Written for her son, the singer - Shara Worden - expresses the immensity and depth of her love both through the lyrics and through an aching tenderness in what was an impromptu performance in a cafe the morning after a concert.

It is the clarity and intensity of the emotions which initially hooked me. This is the power of love that repeatedly bowls me over on a daily basis. Before becoming a mother, I would bristle whenever anyone would tell me love for one's child is a love different from any other kind. I find myself holding back from making the same proclamation, but this has been my experience. The love I feel for my child is a wholly different kind of love than any I have yet to experienced. Dare I say, for me it comes closest to what I imagine holy or divine love to be.

I have to provide some context. For most of my married life, I was not sure I would become a parent. It seemed to be the one subject the Husband I rarely addressed head on. We seemed to operate on the assumption that children would be a natural development in our relationship, but just not now.

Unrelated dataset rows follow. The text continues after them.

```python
_LIB = None
# ... 316 lines not shown
        paths = [full[p, :n[p]].copy() for p in range(self.P)]
        return (paths[0], int(n[0]), int(a[0])) if self.P == 1 else (paths, n, a)

    def winner_path_wait(self):
        self._chk(self.L.pmaf_view_winner_path(self._h, None, None, None))

    def winner_path_times_us(self, max_n=1 << 16):
        out = np.zeros(max_n)
        n = C.c_int32(0)
        self._chk(self.L.pmaf_get_winner_path_times_us(self._h, _p(out), max_n, C.byref(n)))
        return out[:n.value].copy()

    def debug_withhold_mailbox(self, enable=True):
        self._chk(self.L.pmaf_debug_withhold_mailbox(self._h, 1 if enable else 0))

    def peer_info(self):
        f, w = C.c_int32(0), C.c_int32(0)
        self._chk(self.L.pmaf_peer_info(self._h, C.byref(f), C.byref(w)))
        return {"fine_grained": bool(f.value), "world": w.value}

    PEER_HANDLE_BYTES = 128

    def peer_export(self, world):
        buf = (C.c_ubyte * self.PEER_HANDLE_BYTES)()
        self._chk(self.L.pmaf_peer_export(self._h, int(world), C.cast(buf, C.c_void_p)))
        return bytes(buf)

    def peer_connect(self, world, rank, handles):
        blob = b"".join(handles)
        assert len(blob) == world * self.PEER_HANDLE_BYTES
# ... 171 lines not shown
```

Before: 270,000 rollouts/s.

## Precompute rollout dispatch facts in manager and skip redundant start-state copies

The manager kernel now computes, once per reset, whether all obstacles are at rest and whether the sentinel is reachable, and stores both in a small device array. Each rollout block reads these flags instead of rescanning the obstacle velocities and re-running the reachability test. The manager also skips rewriting obs_start and known_start when host-side flags show they are already in sync, and it batches the LDS fill of the obstacle and known arrays. In exchange it adds invalidation bookkeeping across reset, set-position and peer paths, with a risk of using stale flags if any invalidation is missed.

```diff
diff --git a/include/pmaf.h b/include/pmaf.h
--- a/include/pmaf.h
+++ b/include/pmaf.h
@@ -179,6 +179,7 @@
 
 int pmaf_debug_external_rollout(pmaf_planner *h, const char *code_object_path, const char *kernel_name);
 int pmaf_debug_withhold_mailbox(pmaf_planner *h, int32_t enable);
+int pmaf_debug_dispatch_facts(pmaf_planner *h, int32_t *facts);
 
 int pmaf_debug_math(int32_t op, int32_t n, const double *a, const double *b, double *out);
 
diff --git a/predictive-multi-agent-framework_amd/csrc/pmaf_host.cpp b/predictive-multi-agent-framework_amd/csrc/pmaf_host.cpp
--- a/predictive-multi-agent-framework_amd/csrc/pmaf_host.cpp
+++ b/predictive-multi-agent-framework_amd/csrc/pmaf_host.cpp
@@ -77,6 +77,9 @@
   bool wp_timed = true;
   std::vector<double> wp_us;
   bool closest_dirty = true;
+  bool facts_off = false;
+  bool rest_dirty = true;
+  bool obs_synced = false, known_synced = false;
   std::vector<double> last_live;
   std::vector<double> live_resident;
   void note_live_obstacles(const double *obstacles) {
@@ -88,6 +91,13 @@
     last_live.resize((size_t)D.P * field);
     for (int p = 0; p < D.P; p++) std::memcpy(last_live.data() + p * field, obstacles + p * row, sizeof(double) * field);
     closest_dirty = true;
+    rest_dirty = true;
+  }
+  void invalidate_facts() {
+    HIP_CHECK(hipMemsetAsync(D.disp_facts, 0xFF, sizeof(int32_t) * 2 * (size_t)D.P, stream));
+    rest_dirty = true;
+    obs_synced = false;
+    known_synced = false;
   }
   bool uses_closest_table() const {
     const int M = D.n_obs - 1;
@@ -379,13 +389,19 @@
   check_range(obstacles, n, "obstacles");
   h->note_live_obstacles(obstacles);
   h->live_resident.assign(obstacles, obstacles + n);
+  h->obs_synced = false;
   aos_to_soa(obstacles, h->h_zc, h->D.P, h->D.n_obs);
   return h->d_zc;
 }
 
 struct ResidentGuard {
   pmaf_planner *h; bool armed = true;
-  ~ResidentGuard() { if (armed) { h->live_resident.clear(); h->last_live.clear(); h->closest_dirty = true; } }
+  ~ResidentGuard() {
+    if (armed) {
+      h->live_resident.clear(); h->last_live.clear(); h->closest_dirty = true;
+      h->rest_dirty = true; h->obs_synced = false; h->known_synced = false;
+    }
+  }
 };
 
 static void flush_real_position(pmaf_planner *h) {
@@ -409,8 +425,21 @@
   if (A.do_reset) h->paths_gen++;
   if (A.do_reset && h->uses_closest_table()) { A.compute_closest = h->closest_dirty ? 1 : 0; h->closest_dirty = false; }
   A.tuned_real_step = (h->math == MATH_XACT && !h->force_generic) ? 1 : 0;
+  if (A.do_reset) {
+    A.facts_off = h->facts_off ? 1 : 0;
+    A.compute_rest = h->rest_dirty ? 1 : 0;
+    A.obs_unchanged = (!h->facts_off && h->obs_synced && !h->peer.on) ? 1 : 0;
+    A.start_synced = (!h->facts_off && h->known_synced) ? 1 : 0;
+  }
   pmaf_k_launch_manager(h->D, h->cp, A, h->lds_manager, h->stream, done);
   HIP_CHECK(hipGetLastError());
+  if (A.do_reset) {
+    h->rest_dirty = false;
+    h->obs_synced = !h->peer.on;
+    h->known_synced = true;
+  } else if (A.do_move) {
+    h->known_synced = false;
+  }
   if (hand_over_position) h->real_pos_pending = false;
 }
 
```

As "not now" seemed to stretch out indefinitely, a creeping awareness was that perhaps we had waited too long. That rather than making a decision, we let indecision choose for us. When pressed, the Husband conceded that the one whose life would be most impacted would be mine and that the ultimate yea or nay really rested upon my shoulders.

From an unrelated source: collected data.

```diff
@@ -256,7 +289,9 @@
         self.inputs = {}
         self.taps = {}
         self.grad_seeds = {}
+        self.norm_covered = []
         self._build()
+        self.norm_cover = NormCover(arena, self.norm_covered) if self.bwd.ops else None
 
     def buf(self, name, shape, dtype=torch.bfloat16, zero=False):
         assert name not in self.bufs, name
@@ -1286,7 +1321,7 @@
         if self.side_delay_us > 0:
             b.append((L.OP_GENERIC, 0, 0, 0, self.generic(L.FN_HOLD, n=(1, self.side_delay_us, 0)), None, None))
         self.gemm(b, L.TN, L.EPI_F32, probs)
-        jobs = [L.TailJob(_addr(dst), None, _addr(src), None, stride, n, 0, ns, 0, 0) for dst, src, stride, ns, n in reduces]
+        jobs = [self._tail_slab_job(dst, src, stride, ns, n) for dst, src, stride, ns, n in reduces]
         by_dst = {}
         for a in getattr(self, "_deferred_ln", []):
             by_dst.setdefault(a.dgamma, []).append(a)
@@ -1302,6 +1337,14 @@
             b.append((L.OP_GENERIC, 0, 0, 0, self.generic(L.FN_SIDE_TAIL, p=(arr,), n=(len(chunk),)), None, None))
         b.append((L.OP_SIDE_END, self.sub_k % 8, 0, 0, None, None, None))
         self._slab_cursor = 0
+
+    def _tail_slab_job(self, dst, src, stride, ns, n):
+        arena, sums, c0 = self.arena, None, -1
+        off = (dst.data_ptr() - arena.grad.data_ptr()) // 4
+        if 0 <= off and off + n <= arena.total and off % CHUNK == 0 and n % 4 == 0 and arena.padding_behind(off + n):
+            sums, c0 = arena.norm_sums().data_ptr(), off // CHUNK
+            self.norm_covered.append((c0, c0 + -(-n // CHUNK)))
+        return L.TailJob(_addr(dst), None, _addr(src), None, stride, n, 0, ns, 0, 0, sums, c0)
 
     def _gate_words(self):
         if "gate_words" not in self.bufs:
diff --git a/volta_amd/modeling.py b/volta_amd/modeling.py
--- a/volta_amd/modeling.py
+++ b/volta_amd/modeling.py
@@ -460,6 +460,7 @@
         arena = eng.arena
         from .optimization import flush_clip
         flush_clip(arena)
+        arena.norm_stamp = None
         skip = getattr(self, "_torch_param_prefixes", ())
         unused = eng.unused_params
         pairs = [((n, p), g) for (n, p), g in zip(arena.param_list(), arena.grad_views())
@@ -496,6 +497,8 @@
         else:
             for (_, p), g in zip(params, gviews):
                 p.grad = g
+            if ddp is None and not skip:
+                arena.norm_stamp = (eng.norm_cover, arena.grad._version)
 
     def forward(self, input_ids, image_feat, image_loc, token_type_ids=None, attention_mask=None,
                 image_attention_mask=None, masked_lm_labels=None, image_label=None, image_cls=None, obj_labels=None,
diff --git a/volta_amd/optimization.py b/volta_amd/optimization.py
--- a/volta_amd/optimization.py
+++ b/volta_amd/optimization.py
@@ -763,9 +763,11 @@
         mask = cache[key]
     nchunks = arena.total // 1024
     npad = nchunks + (nchunks & 1)
-    if not hasattr(arena, "norm_chunks"):
-        arena.norm_chunks = torch.zeros(npad + 256, device=arena.device)
-    sums = arena.norm_chunks[:npad]
+    sums = arena.norm_sums()[:npad]
+    stamp, arena.norm_stamp = getattr(arena, "norm_stamp", None), None
+    cover = None
+    if stamp is not None and mask is None and not flive and getattr(model, "_ddp", None) is None and stamp[0] is not None and stamp[1] == arena.grad._version:
+        cover = stamp[0]
     if flive:
         nf = len(flive)
         npad = nchunks + nf + ((nchunks + nf) & 1)
@@ -790,6 +792,9 @@
         for lo, hi in mine:
             L.check(L.lib.vk_grad_sqnorm_chunks(L.ptr(arena.grad), lo // 1024, (hi - lo) // 1024, L.ptr(mask), L.ptr(sums), L.stream_ptr()))
         torch.distributed.all_reduce(sums, group=red.pg)
+    elif cover is not None:
+        arena.norm_fast_clips = getattr(arena, "norm_fast_clips", 0) + 1
+        L.check(L.lib.vk_grad_sqnorm_chunk_list(L.ptr(arena.grad), L.ptr(cover.rest_list), cover.n_rest, None, L.ptr(sums), L.stream_ptr()))
     else:
         L.check(L.lib.vk_grad_sqnorm_chunks(L.ptr(arena.grad), 0, nchunks, L.ptr(mask), L.ptr(sums), L.stream_ptr()))
     L.check(L.lib.vk_grad_norm_from_chunks(L.ptr(sums), npad, pre_scale, float(max_norm), L.ptr(out), L.stream_ptr()))
```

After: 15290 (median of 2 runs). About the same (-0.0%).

I resented what seemed like an easy out on his part - "you decide" - but I also knew in reality my life would be the one most dramatically effected. Up to then, I required large chunks of time to myself to recharge my batteries. I had a steady and regular yoga and spiritual practice to which I devoted 2 hours a day. I taught a number of classes and traveled regularly for workshops and training. Besides fearing the loss of my lifestyle, I feared the loss of the very self I had so assiduously worked to healed and bolster. I had found my path, hadn't I? Wouldn't a child be a major detour?

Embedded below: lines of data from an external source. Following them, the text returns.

int ptap_upload_scene(ptap_ctx* ctx, const PtapSceneView* v)
{
    if (!ctx || !v || !v->models || !v->meshes || !v->vertices || !v->triangles || v->nmodels <= 0) return fail(ctx, PTAP_E_INVALID, "upload_scene: missing arrays");
    CK(cudaSetDevice(ctx->device));
    if (ctx->render_pending) { int rc = collect(ctx); if (rc) return rc; }
    const bool timing = getenv("PTAP_UPLOAD_TIMING") != nullptr;
    const auto t_begin = std::chrono::steady_clock::now();
    auto t_last = t_begin;
    auto lap = [&](const char* what) {
        if (!timing) return;
        const auto now = std::chrono::steady_clock::now();
        fprintf(stderr, "ptap_upload_scene: %-28s %8.3f ms\n", what, std::chrono::duration<double, std::milli>(now - t_last).count());
        t_last = now;
    };
    const int nm = v->nmodels, nt = v->ntriangles;
    const bool grid = v->grids && v->voxels && v->refs && v->ngrids > 0;
    ctx->have_scene = false; ctx->have_grid = false; ctx->have_bvh = false; ctx->bvh_kind = -1; ctx->cache_valid = false; ctx->emu_ok = false;
    ctx->sc.tlas_root = -1; ctx->sc.nmodels = 0;
    for (int i = 0; i < nm; ++i) {
        const PtapModel& m = v->models[i];
        if (m.mesh_index < 0 || m.mesh_index >= v->nmeshes) return fail(ctx, PTAP_E_INVALID, "model %d: mesh_index %d out of range", i, m.mesh_index);
        if (grid && (m.grid_index < 0 || m.grid_index >= v->ngrids)) return fail(ctx, PTAP_E_INVALID, "model %d: grid_index %d out of range", i, m.grid_index);
    }
    const bool prepacked = v->tri_recs && v->n_tri_recs == nt;
    if (!prepacked)
        for (int t = 0; t < nt; ++t)
            for (int k = 0; k < 3; ++k)
                if (v->triangles[t].v[k] < 0 || v->triangles[t].v[k] >= v->nvertices) return fail(ctx, PTAP_E_INVALID, "triangle %d: vertex index out of range", t);

    std::vector<InstanceTrace> inst(nm);
    std::vector<InstanceShade> shade(nm);
    for (int i = 0; i < nm; ++i) {
        const PtapModel& m = v->models[i];
        InstanceTrace& it = inst[i];
        for (int r = 0; r < 3; ++r) { it.w2m[r] = row(m.world_to_model, r); it.m2w[r] = row(m.model_to_world, r); }
        it.bb_min = make_float4(0, 0, 0, 1); it.bb_max = make_float4(0, 0, 0, 1); it.grid = make_float4(1, 0, 0, 0);
        if (grid) {
            const PtapGrid& g = v->grids[m.grid_index];
            int owner = g.entity_index;
            if (owner < 0 || owner >= nm) return fail(ctx, PTAP_E_INVALID, "grid %d: entity_index %d out of range", m.grid_index, owner);
            const PtapMesh& mesh = v->meshes[v->models[owner].mesh_index];
            it.bb_min = make_float4(mesh.bb_min[0], mesh.bb_min[1], mesh.bb_min[2], g.width[0]);
            it.bb_max = make_float4(mesh.bb_max[0], mesh.bb_max[1], mesh.bb_max[2], g.width[1]);
            it.grid.x = g.width[2];
            it.grid.y = __builtin_bit_cast(float, (int)g.v_start);
        }
        float nmx[9];
        hm::normal_matrix(m.model_to_world, nmx);
        shade[i].nm0 = make_float4(nmx[0], nmx[1], nmx[2], m.mat.color[0]);
        shade[i].nm1 = make_float4(nmx[3], nmx[4], nmx[5], m.mat.color[1]);
        shade[i].nm2 = make_float4(nmx[6], nmx[7], nmx[8], m.mat.color[2]);
        shade[i].mat = make_int4(m.mat.type, 0, 0, 0);
    }
    const TriRec* recs = static_cast<const TriRec*>(v->tri_recs);
    if (!prepacked) {
        ctx->h_tris.resize(nt);
        makeTriRecs(v->vertices, v->triangles, nt, ctx->h_tris.data());
        recs = ctx->h_tris.data();
    } else ctx->h_tris.clear();
    ctx->ntris = nt;
    ctx->h_meshes.assign(v->meshes, v->meshes + v->nmeshes);
    ctx->h_models.assign(v->models, v->models + nm);
    ctx->h_grid_first.clear(); ctx->h_model_grid.clear();
    if (grid) {
        for (int g = 0; g < v->ngrids; ++g) ctx->h_grid_first.push_back(v->grids[g].v_start);
        for (int i = 0; i < nm; ++i) ctx->h_model_grid.push_back(v->models[i].grid_index);
    }

    std::vector<int2> cells;
    if (grid) {
        cells.resize(v->nvoxels);
        for (int i = 0; i < v->nvoxels; ++i) {
            const bool tri = v->voxels[i].entity_type == 2;
            cells[i] = tri ? make_int2(v->voxels[i].start, v->voxels[i].end) : make_int2(0, 0);
            if (tri && (v->voxels[i].start < 0 || v->voxels[i].end > v->nrefs)) return fail(ctx, PTAP_E_INVALID, "voxel %d: ref range out of bounds", i);
        }
        for (int i = 0; i < v->nrefs; ++i)
            if (v->refs[i] < 0 || v->refs[i] >= nt) return fail(ctx, PTAP_E_INVALID, "ref %d: triangle index out of range", i);
        if (v->grid_dim[0] <= 0 || v->grid_dim[1] <= 0 || v->grid_dim[2] <= 0) return fail(ctx, PTAP_E_INVALID, "grid_dim must be positive");
        const long long ncell = (long long)v->grid_dim[0] * v->grid_dim[1] * v->grid_dim[2];
        for (int g = 0; g < v->ngrids; ++g)
            if (v->grids[g].v_start < 0 || v->grids[g].v_start + ncell > v->nvoxels) return fail(ctx, PTAP_E_INVALID, "grid %d: voxel range out of bounds", g);
    }

    lap("validate + repack (host)");
    const size_t nodes_cap = (size_t)std::max(nt, 1) * 2 + (size_t)nm * 2 + 2;
    size_t need = Arena::need(nm, sizeof(InstanceTrace)) + Arena::need(nm, sizeof(InstanceShade)) +
                  Arena::need(nt, sizeof(TriRec)) + Arena::need(nt, sizeof(LeafTri)) + Arena::need(nt, sizeof(float4)) + Arena::need(nt, sizeof(int)) + Arena::need(nodes_cap, sizeof(BvhNode)) +
                  (grid ? Arena::need(v->nvoxels, sizeof(int2)) + Arena::need(v->nrefs, sizeof(int)) : 0) + 4096;
    if (need > ctx->scene_arena.cap) CK(ctx->scene_arena.reserve(need)); else ctx->scene_arena.used = 0;
    Arena& A = ctx->scene_arena;
    InstanceTrace* d_inst = A.alloc<InstanceTrace>(nm);
    InstanceShade* d_shade = A.alloc<InstanceShade>(nm);
    TriRec* d_tris = A.alloc<TriRec>(nt);
    LeafTri* d_btris = A.alloc<LeafTri>(nt);
    float4* d_normals = A.alloc<float4>(nt);
    int* d_btid = A.alloc<int>(nt);
    BvhNode* d_nodes = A.alloc<BvhNode>(nodes_cap);
    int2* d_cells = grid ? A.alloc<int2>(v->nvoxels) : nullptr;
    int* d_refs = grid ? A.alloc<int>(v->nrefs) : nullptr;
    if (!d_inst || !d_shade || !d_tris || !d_normals || !d_btris || !d_btid || !d_nodes || (grid && (!d_cells || !d_refs))) return fail(ctx, PTAP_E_NOMEM, "scene arena exhausted");
    CK(cudaMemcpyAsync(d_inst, inst.data(), nm * sizeof(InstanceTrace), cudaMemcpyHostToDevice, ctx->stream));
    CK(cudaMemcpyAsync(d_shade, shade.data(), nm * sizeof(InstanceShade), cudaMemcpyHostToDevice, ctx->stream));
    CK(cudaMemcpyAsync(d_tris, recs, (size_t)nt * sizeof(TriRec), cudaMemcpyHostToDevice, ctx->stream));
    launchExtractNormals(d_tris, nt, d_normals, ctx->stream);
    ctx->d_tris = d_tris;
    if (grid) {
        CK(cudaMemcpyAsync(d_cells, cells.data(), cells.size() * sizeof(int2), cudaMemcpyHostToDevice, ctx->stream));
        CK(cudaMemcpyAsync(d_refs, v->refs, v->nrefs * sizeof(int), cudaMemcpyHostToDevice, ctx->stream));
    }
    size_t bytes = nm * (sizeof(InstanceTrace) + sizeof(InstanceShade)) + (size_t)nt * sizeof(TriRec) +
                   (grid ? cells.size() * sizeof(int2) + (size_t)v->nrefs * sizeof(int) : 0);
    ctx->h_inst = inst;
    ctx->d_inst = d_inst; ctx->d_nodes = d_nodes; ctx->nodes_cap = nodes_cap; ctx->d_btris = d_btris; ctx->d_btid = d_btid;
    ctx->have_bvh = false; ctx->bvh_kind = -1;
    lap("enqueue scene copies");
    if (v->bvh_nodes && v->n_bvh_nodes > 0 && v->bvh_tri_id && v->bvh_mesh_root) {
        if (v->n_bvh_tris != nt || v->n_bvh_roots != v->nmeshes) return fail(ctx, PTAP_E_INVALID, "upload_scene: prebuilt BVH does not match the triangle / mesh counts");
        size_t bb = 0;
        int rc = uploadBvh(ctx, reinterpret_cast<const BvhNode*>(v->bvh_nodes), v->n_bvh_nodes, v->bvh_tri_id, v->bvh_mesh_root, v->bvh_depth, &bb);
        if (rc) return rc;
        bytes += bb;
    }
    lap("BVH checks + TLAS (host)");
    CK(cudaStreamSynchronize(ctx->stream));
    lap("wait for the device");
    ctx->stats.scene_bytes = (int64_t)bytes;
    ctx->sc.inst = d_inst; ctx->sc.shade = d_shade; ctx->sc.tris = d_tris; ctx->sc.normals = d_normals;
    ctx->sc.cells = d_cells; ctx->sc.refs = d_refs; ctx->sc.nodes = d_nodes; ctx->sc.bvh_tris = d_btris; ctx->sc.bvh_tri_id = d_btid;
    ctx->sc.nmodels = nm; ctx->sc.gx = v->grid_dim[0]; ctx->sc.gy = v->grid_dim[1]; ctx->sc.gz = v->grid_dim[2];
    ctx->have_scene = true; ctx->have_grid = grid; ctx->cache_valid = false;
    ctx->accel = grid ? PTAP_ACCEL_GRID_COMPAT : PTAP_ACCEL_BVH;
    ctx->grid_trace = 0;
    return PTAP_OK;
}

All these fears bubbled below the surface of the usual concerns regarding raising a child and providing for their physical, emotional and spiritual needs. I didn't want to mess up another person! But my real fears came pouring out of me in a most unexpected way. Sharing a cup a tea with a new friend during a yoga retreat at Kripalu, she asked me if I wanted to have children. Rather than the usual vague response, I wailed "I don't know!"

What that friend knew (and later she became my mentor) was that becoming a mother would deepen my practice; in fact it would become my greatest spiritual teacher. The love evoked by my child has taken me into depths of myself that I don't believe I could have accessed any other way. Perhaps it is the motivation to want to be my very best for her, to learn these lessons so that I may model a more empowered and healthier way of living for her.

Or perhaps it is simply experiencing a love that challenges me on so many levels? I think the decision to become a parent is so monumental and frightening is because truly there is no going back. Even in marriage, there is a safety value in knowing separation is a possibility. For good or bad, we can change our mind, undo the choice. Much of my life has this aspect of change available to it. Not so parenting.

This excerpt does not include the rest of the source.